Vice President Joe Biden and Speaker John Boehner greeted one another on Friday before the counting of Electoral College votes.
Susan Walsh, Associated Press
Grand bargain: Back on the table in Congress?
- Article by: ZACHARY A. GOLDFARB
- Washington Post
- January 5, 2013 - 7:22 AM
WASHINGTON - The White House is eyeing a return to the "grand bargain" it tried to reach late last year with House Speaker John Boehner, R-Ohio, as perhaps the best hope of defusing a fresh threat to the U.S. economy in just two months, according to people familiar with the discussions.
As planning begins for the next phase of Washington's fiscal wars, attention is turning to a strategy for avoiding deep automatic cuts to domestic and defense spending and averting a government default -- which could all hit at the same time.
Democratic and Republican officials say they could build on the grand bargain talks, which looked at raising new revenue through an overhaul of the tax code and reducing spending, including on Medicare, Social Security and other entitlement programs.
As in the earlier negotiations, however, there remain sticking points. How much new tax revenue would Republicans accept, especially now that tax rates on the wealthy are already climbing under the fiscal cliff agreement? And how far will President Obama go in meeting the GOP demand for deep spending cuts?
Obama and Boehner came close last month to a broad deal aimed at stabilizing the federal debt. But the speaker abandoned the talks, saying that the White House offer was too light on spending cuts. Instead, Democrats and Republicans reached a far more modest deal to avoid the fiscal cliff.
Republicans say they now have a stronger hand because of the government's need to increase its $16.4 trillion borrowing limit. The government hit the debt ceiling this week, and the Treasury Department warns it will be unable to pay its bills in about two months unless it can borrow more. Congressional Republicans say they will not vote to raise the debt ceiling unless there is a deal to make spending cuts.
'The devil is in the details'
The White House insists that the government must meet its obligations, and thus raising the debt ceiling is non-negotiable. Some Democrats, however, say that the bargaining advantage has shifted toward the GOP.

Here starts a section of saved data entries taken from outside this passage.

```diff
-                        const float x0 = o0 * s_out, x1 = o1 * s_out;
-                        const __half2 hi = __floats2half2_rn(x0, x1);
-                        const float2 f = __half22float2(hi);
-                        const __half2 lo = __floats2half2_rn(x0 - f.x, x1 - f.y);
-                        __half2 *dst = reinterpret_cast<__half2 *>(a.out_planes + orow * (2 * C::kCPO) + n);
-                        dst[0] = hi;
-                        dst[C::kCPO / 2] = lo;
-                    }
-                }
-            }
+#pragma unroll
+            for (int jb = 0; jb < COUT / 32; ++jb)
+#pragma unroll
+                for (int h = 0; h < 2; ++h) {
+                    const int r = r0 + 8 * h;
+                    const bool row_ok = r < rows;
+                    const size_t orow = (size_t)(row0 + r);
+                    float v[8], o[8];
+                    quad_transpose8(acc + 16 * jb + 2 * h, q, v);
+                    const int n = 32 * jb + 8 * q;
+#pragma unroll
+                    for (int t = 0; t < 8; t += 4) {
+                        const float4 sc = *reinterpret_cast<const float4 *>(s_scale + n + t);
+                        const float4 sh = *reinterpret_cast<const float4 *>(s_shift + n + t);
+                        o[t] = fmaf(v[t] * inv_act, sc.x, sh.x);
+                        o[t + 1] = fmaf(v[t + 1] * inv_act, sc.y, sh.y);
+                        o[t + 2] = fmaf(v[t + 2] * inv_act, sc.z, sh.z);
+                        o[t + 3] = fmaf(v[t + 3] * inv_act, sc.w, sh.w);
+                    }
+                    if (a.relu) {
+#pragma unroll
+                        for (int t = 0; t < 8; ++t) o[t] = fmaxf(o[t], 0.f);
+                    }
+                    if (row_ok) {
+#pragma unroll
+                        for (int t = 0; t < 8; ++t) vmax = fmaxf(vmax, fabsf(o[t]));
+                    }
+                    if (a.out_planes && row_ok) {
+                        __align__(16) __half2 hi[4], lo[4];
+#pragma unroll
+                        for (int t = 0; t < 4; ++t) {
+                            const float x0 = o[2 * t] * s_out, x1 = o[2 * t + 1] * s_out;
+                            hi[t] = __floats2half2_rn(x0, x1);
+                            const float2 f = __half22float2(hi[t]);
+                            lo[t] = __floats2half2_rn(x0 - f.x, x1 - f.y);
+                        }
+                        __half *dst = a.out_planes + orow * (2 * C::kCPO) + n;
+                        *reinterpret_cast<uint4 *>(dst) = *reinterpret_cast<const uint4 *>(hi);
+                        *reinterpret_cast<uint4 *>(dst + C::kCPO) = *reinterpret_cast<const uint4 *>(lo);
+                    }
+                    if (a.out_f32) {
+                        const bool up = q & 2;
+                        float keep[4], recv[4];
+#pragma unroll
+                        for (int t = 0; t < 4; ++t) {
+                            keep[t] = up ? o[4 + t] : o[t];
+                            recv[t] = __shfl_xor_sync(0xFFFFFFFFu, up ? o[t] : o[4 + t], 2);
+                        }
+                        const float4 w_lo = up ? make_float4(recv[0], recv[1], recv[2], recv[3]) : make_float4(keep[0], keep[1], keep[2], keep[3]);
+                        const float4 w_hi = up ? make_float4(keep[0], keep[1], keep[2], keep[3]) : make_float4(recv[0], recv[1], recv[2], recv[3]);
+                        float *dst = a.out_f32 + orow * COUT + 32 * jb + 8 * (q & 1) + 4 * (q >> 1);
+                        if (row_ok) {
+                            *reinterpret_cast<float4 *>(dst) = w_lo;
+                            *reinterpret_cast<float4 *>(dst + 16) = w_hi;
+                        }
+                    }
+                }
         } else {
             constexpr int kGroupWarps = kCgProdWarps / C::kStages;
             constexpr int kGroupThreads = kGroupWarps * 32;
@@ -336,6 +368,7 @@
         kvol < 1 || kvol > kCgMaxK || plane_rows < 1 || plane_rows > (1 << 25))
         return SESSD_EINVAL;
     if (d_out_planes && !d_out_info) return SESSD_EINVAL;
+    if (((uintptr_t)d_out_f32 | (uintptr_t)d_out_planes) & 15) return SESSD_EINVAL;
     CgArgs a;
     a.planes = (const __half *)d_in_planes; a.in_info = d_in_info; a.tiles = (const unsigned int *)d_tiles; a.tile_stride = tile_list_stride(kvol); a.d_n_out = d_n_out; a.kvol = kvol; a.max_out = max_out;
     a.relu = relu; a.scale = d_scale; a.shift = d_shift; a.gain = gain; a.shift_max = shift_max; a.out_f32 = d_out_f32;
diff --git a/se-ssd_b200/csrc/tc_common.cuh b/se-ssd_b200/csrc/tc_common.cuh
--- a/se-ssd_b200/csrc/tc_common.cuh
+++ b/se-ssd_b200/csrc/tc_common.cuh
@@ -87,6 +87,30 @@
 __device__ __forceinline__ void wgmma_fence_regs(float *d) {
 #pragma unroll
     for (int i = 0; i < N; ++i) asm volatile("" : "+f"(d[i])::"memory");
+}
+
+__device__ __forceinline__ void quad_transpose8(const float *s, int q, float v[8]) {
+    const bool odd = q & 1, up = q & 2;
+    float a[2][2][2];
+#pragma unroll
+    for (int k = 0; k < 2; ++k)
+#pragma unroll
+        for (int e = 0; e < 2; ++e) {
+            const float even_g = s[4 * (2 * k) + e], odd_g = s[4 * (2 * k + 1) + e];
+            const float keep = odd ? odd_g : even_g;
+            const float recv = __shfl_xor_sync(0xFFFFFFFFu, odd ? even_g : odd_g, 1);
+            a[k][0][e] = odd ? recv : keep;
+            a[k][1][e] = odd ? keep : recv;
+        }
+#pragma unroll
+    for (int b = 0; b < 2; ++b)
+#pragma unroll
+        for (int e = 0; e < 2; ++e) {
+            const float keep = up ? a[1][b][e] : a[0][b][e];
+            const float recv = __shfl_xor_sync(0xFFFFFFFFu, up ? a[0][b][e] : a[1][b][e], 2);
+            v[2 * b + e] = up ? recv : keep;
+            v[2 * (2 + b) + e] = up ? keep : recv;
+        }
 }
 
 constexpr uint64_t kDescSw128Hi = ((uint64_t)(1024u >> 4) << 32) | ((uint64_t)1 << 62);
```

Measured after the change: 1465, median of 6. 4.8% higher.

White House officials still believe that the framework previously discussed by Obama and Boehner offers ample scope for a deal to avoid the automatic spending cuts, known as a sequester, sources said. Such a deal, they say, could yield legislation that would also raise the debt ceiling.
Privately, some Republicans are not opposed to the approach. The GOP is "generally open to the framework, but the devil is in the details," said one Republican leadership aide.
Still, the GOP plans to press its case that the time to discuss increasing taxes is over and the focus now must be on cutting spending. At a closed-door meeting Friday, Boehner told House Republicans that any increase in the debt limit must be accompanied by spending cuts and reforms of a greater amount, said a person in the room.
During the negotiations between Obama and Boehner, the president offered about $900 billion in spending cuts, including $600 billion to entitlement programs such as Medicare. Obama says tax revenues must be further increased in exchange for spending cuts. The bill approved by Congress this week raised slightly more than $600 billion of revenue over 10 years by raising tax rates. Obama now wants to raise about $600 billion more by limiting tax breaks.
'The next flash points'
The discussion of a new grand bargain would center on replacing the sequester, which is set to slice domestic and military spending by $1.2 trillion over a decade. "He's willing to have negotiations on further long-term deficit reduction and he's willing to do that in a balanced way," said Rep. Chris Van Hollen, D-Md.
Republicans, however, say they will put the debt limit at the center of negotiations and are willing to shut down the federal government in March, when a resolution funding it expires.
"The coming deadlines will be the next flash points in our ongoing fight to bring fiscal sanity to Washington," Sen. John Cornyn, R-Tex., said Friday. "It may be necessary to partially shut down the government in order to secure the long-term fiscal well-being of our country."